(Exercise) Filter the records for lines holding the string "define".

(Task inputs)
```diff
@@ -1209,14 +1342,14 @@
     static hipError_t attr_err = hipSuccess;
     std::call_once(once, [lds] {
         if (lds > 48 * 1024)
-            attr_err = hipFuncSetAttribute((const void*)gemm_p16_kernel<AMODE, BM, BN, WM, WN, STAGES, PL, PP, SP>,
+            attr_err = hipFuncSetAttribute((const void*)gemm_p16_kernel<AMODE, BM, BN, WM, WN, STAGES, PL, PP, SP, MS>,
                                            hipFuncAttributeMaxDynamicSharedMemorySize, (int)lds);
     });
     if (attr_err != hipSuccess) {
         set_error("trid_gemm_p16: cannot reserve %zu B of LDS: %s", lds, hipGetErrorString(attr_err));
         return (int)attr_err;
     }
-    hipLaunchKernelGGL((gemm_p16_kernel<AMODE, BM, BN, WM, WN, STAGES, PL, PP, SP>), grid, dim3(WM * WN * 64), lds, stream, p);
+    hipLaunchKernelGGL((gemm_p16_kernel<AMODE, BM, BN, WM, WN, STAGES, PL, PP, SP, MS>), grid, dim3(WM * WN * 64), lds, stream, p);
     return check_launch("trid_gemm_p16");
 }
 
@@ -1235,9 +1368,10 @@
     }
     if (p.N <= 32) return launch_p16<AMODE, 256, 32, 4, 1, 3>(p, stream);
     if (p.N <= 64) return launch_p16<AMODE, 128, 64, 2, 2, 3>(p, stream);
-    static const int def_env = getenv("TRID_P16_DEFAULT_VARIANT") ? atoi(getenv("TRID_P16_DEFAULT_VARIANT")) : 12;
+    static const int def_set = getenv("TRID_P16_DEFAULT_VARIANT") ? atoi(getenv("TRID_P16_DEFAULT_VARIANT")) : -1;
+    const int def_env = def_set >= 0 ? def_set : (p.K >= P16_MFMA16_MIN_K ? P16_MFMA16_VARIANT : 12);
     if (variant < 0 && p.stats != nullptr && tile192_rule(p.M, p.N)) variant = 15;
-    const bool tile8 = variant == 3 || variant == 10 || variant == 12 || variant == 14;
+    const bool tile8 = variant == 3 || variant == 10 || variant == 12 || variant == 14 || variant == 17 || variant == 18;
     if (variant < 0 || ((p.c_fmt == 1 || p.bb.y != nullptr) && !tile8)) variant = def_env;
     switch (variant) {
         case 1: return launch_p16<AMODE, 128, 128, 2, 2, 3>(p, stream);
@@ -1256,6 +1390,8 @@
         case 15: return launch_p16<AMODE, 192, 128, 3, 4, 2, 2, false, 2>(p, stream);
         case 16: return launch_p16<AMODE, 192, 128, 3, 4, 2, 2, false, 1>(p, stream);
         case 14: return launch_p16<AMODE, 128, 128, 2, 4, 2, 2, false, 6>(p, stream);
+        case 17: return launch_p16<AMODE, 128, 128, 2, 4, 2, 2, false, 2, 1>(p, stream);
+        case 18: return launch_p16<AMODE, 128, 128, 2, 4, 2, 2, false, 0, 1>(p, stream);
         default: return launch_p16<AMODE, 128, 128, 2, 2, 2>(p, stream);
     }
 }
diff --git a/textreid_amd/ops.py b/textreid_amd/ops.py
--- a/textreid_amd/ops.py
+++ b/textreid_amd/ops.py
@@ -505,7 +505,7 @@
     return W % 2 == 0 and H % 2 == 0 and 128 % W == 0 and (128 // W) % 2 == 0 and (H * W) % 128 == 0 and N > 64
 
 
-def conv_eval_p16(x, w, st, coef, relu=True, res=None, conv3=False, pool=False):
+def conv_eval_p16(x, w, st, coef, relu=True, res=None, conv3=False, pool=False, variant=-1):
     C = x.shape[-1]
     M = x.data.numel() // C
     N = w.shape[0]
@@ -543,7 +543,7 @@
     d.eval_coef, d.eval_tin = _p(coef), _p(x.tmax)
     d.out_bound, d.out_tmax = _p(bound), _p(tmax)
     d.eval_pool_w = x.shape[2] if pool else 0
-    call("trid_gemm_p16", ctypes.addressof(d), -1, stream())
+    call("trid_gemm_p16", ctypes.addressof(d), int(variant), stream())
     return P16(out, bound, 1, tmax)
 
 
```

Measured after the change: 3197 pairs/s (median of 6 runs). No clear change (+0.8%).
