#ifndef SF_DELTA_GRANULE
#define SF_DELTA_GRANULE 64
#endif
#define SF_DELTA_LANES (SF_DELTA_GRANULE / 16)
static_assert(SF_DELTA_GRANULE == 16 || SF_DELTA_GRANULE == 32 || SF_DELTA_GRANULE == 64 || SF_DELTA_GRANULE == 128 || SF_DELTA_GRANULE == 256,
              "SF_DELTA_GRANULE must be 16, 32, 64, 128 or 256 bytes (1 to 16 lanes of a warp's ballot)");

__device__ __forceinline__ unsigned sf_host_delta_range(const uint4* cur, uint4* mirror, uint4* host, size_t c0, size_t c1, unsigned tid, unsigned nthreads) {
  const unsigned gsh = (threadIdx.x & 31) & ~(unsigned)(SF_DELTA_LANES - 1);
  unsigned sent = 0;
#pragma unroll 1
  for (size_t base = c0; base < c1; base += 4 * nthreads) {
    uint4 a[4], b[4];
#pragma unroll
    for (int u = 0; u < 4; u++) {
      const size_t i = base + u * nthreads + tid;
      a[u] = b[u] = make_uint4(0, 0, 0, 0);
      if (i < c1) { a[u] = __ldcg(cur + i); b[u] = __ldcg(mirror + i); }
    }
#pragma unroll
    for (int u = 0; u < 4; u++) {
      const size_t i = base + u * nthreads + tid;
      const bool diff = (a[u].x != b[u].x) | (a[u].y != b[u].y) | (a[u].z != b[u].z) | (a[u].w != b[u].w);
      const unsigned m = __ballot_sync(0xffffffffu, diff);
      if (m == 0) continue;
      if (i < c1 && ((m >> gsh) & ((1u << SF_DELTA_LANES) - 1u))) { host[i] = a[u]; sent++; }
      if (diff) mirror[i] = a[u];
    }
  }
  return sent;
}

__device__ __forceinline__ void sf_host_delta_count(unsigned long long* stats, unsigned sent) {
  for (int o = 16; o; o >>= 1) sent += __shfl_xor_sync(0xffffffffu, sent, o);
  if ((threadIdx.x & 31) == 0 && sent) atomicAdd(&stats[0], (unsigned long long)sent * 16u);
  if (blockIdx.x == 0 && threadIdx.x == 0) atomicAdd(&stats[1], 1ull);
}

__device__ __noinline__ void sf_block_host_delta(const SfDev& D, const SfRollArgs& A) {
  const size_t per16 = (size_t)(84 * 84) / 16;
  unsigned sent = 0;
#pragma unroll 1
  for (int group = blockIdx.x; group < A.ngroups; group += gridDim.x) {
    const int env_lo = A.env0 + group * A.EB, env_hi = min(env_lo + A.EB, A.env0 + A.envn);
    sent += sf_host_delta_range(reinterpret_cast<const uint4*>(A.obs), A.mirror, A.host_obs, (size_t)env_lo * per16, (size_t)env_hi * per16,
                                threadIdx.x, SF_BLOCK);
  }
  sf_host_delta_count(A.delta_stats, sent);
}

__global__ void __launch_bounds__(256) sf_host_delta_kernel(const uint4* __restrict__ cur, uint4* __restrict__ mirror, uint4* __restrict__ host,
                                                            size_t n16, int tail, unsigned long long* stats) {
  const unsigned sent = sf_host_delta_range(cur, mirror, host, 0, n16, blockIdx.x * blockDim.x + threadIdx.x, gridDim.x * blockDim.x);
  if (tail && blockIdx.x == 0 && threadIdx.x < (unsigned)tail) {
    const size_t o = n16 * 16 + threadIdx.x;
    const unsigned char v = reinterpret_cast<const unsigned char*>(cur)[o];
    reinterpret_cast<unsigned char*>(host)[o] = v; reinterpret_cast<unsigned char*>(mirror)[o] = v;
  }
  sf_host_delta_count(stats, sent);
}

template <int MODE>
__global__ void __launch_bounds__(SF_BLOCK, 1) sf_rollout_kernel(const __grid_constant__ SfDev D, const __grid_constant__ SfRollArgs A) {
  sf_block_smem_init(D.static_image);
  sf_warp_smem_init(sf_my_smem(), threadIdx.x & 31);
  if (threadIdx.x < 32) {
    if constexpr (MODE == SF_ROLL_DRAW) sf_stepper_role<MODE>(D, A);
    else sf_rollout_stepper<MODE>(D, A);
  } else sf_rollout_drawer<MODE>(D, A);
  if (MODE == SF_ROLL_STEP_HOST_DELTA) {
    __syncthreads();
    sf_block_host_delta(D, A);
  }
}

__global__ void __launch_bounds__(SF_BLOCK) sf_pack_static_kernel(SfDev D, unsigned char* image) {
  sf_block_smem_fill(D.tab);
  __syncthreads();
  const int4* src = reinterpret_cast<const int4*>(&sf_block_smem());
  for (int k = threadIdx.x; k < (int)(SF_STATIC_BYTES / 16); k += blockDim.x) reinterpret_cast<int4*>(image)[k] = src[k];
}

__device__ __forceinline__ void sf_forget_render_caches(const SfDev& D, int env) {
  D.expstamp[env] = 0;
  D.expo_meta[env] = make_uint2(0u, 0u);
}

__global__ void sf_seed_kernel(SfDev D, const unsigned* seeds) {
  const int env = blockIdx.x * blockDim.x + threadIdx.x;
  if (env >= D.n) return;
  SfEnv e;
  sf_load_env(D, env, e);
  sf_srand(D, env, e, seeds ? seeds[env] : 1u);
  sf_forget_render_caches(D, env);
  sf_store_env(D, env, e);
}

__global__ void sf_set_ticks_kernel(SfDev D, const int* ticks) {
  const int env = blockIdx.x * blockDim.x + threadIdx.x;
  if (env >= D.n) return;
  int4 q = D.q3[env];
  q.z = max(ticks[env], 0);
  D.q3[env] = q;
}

(Output below)
#define SF_DELTA_GRANULE 64
#define SF_DELTA_LANES (SF_DELTA_GRANULE / 16)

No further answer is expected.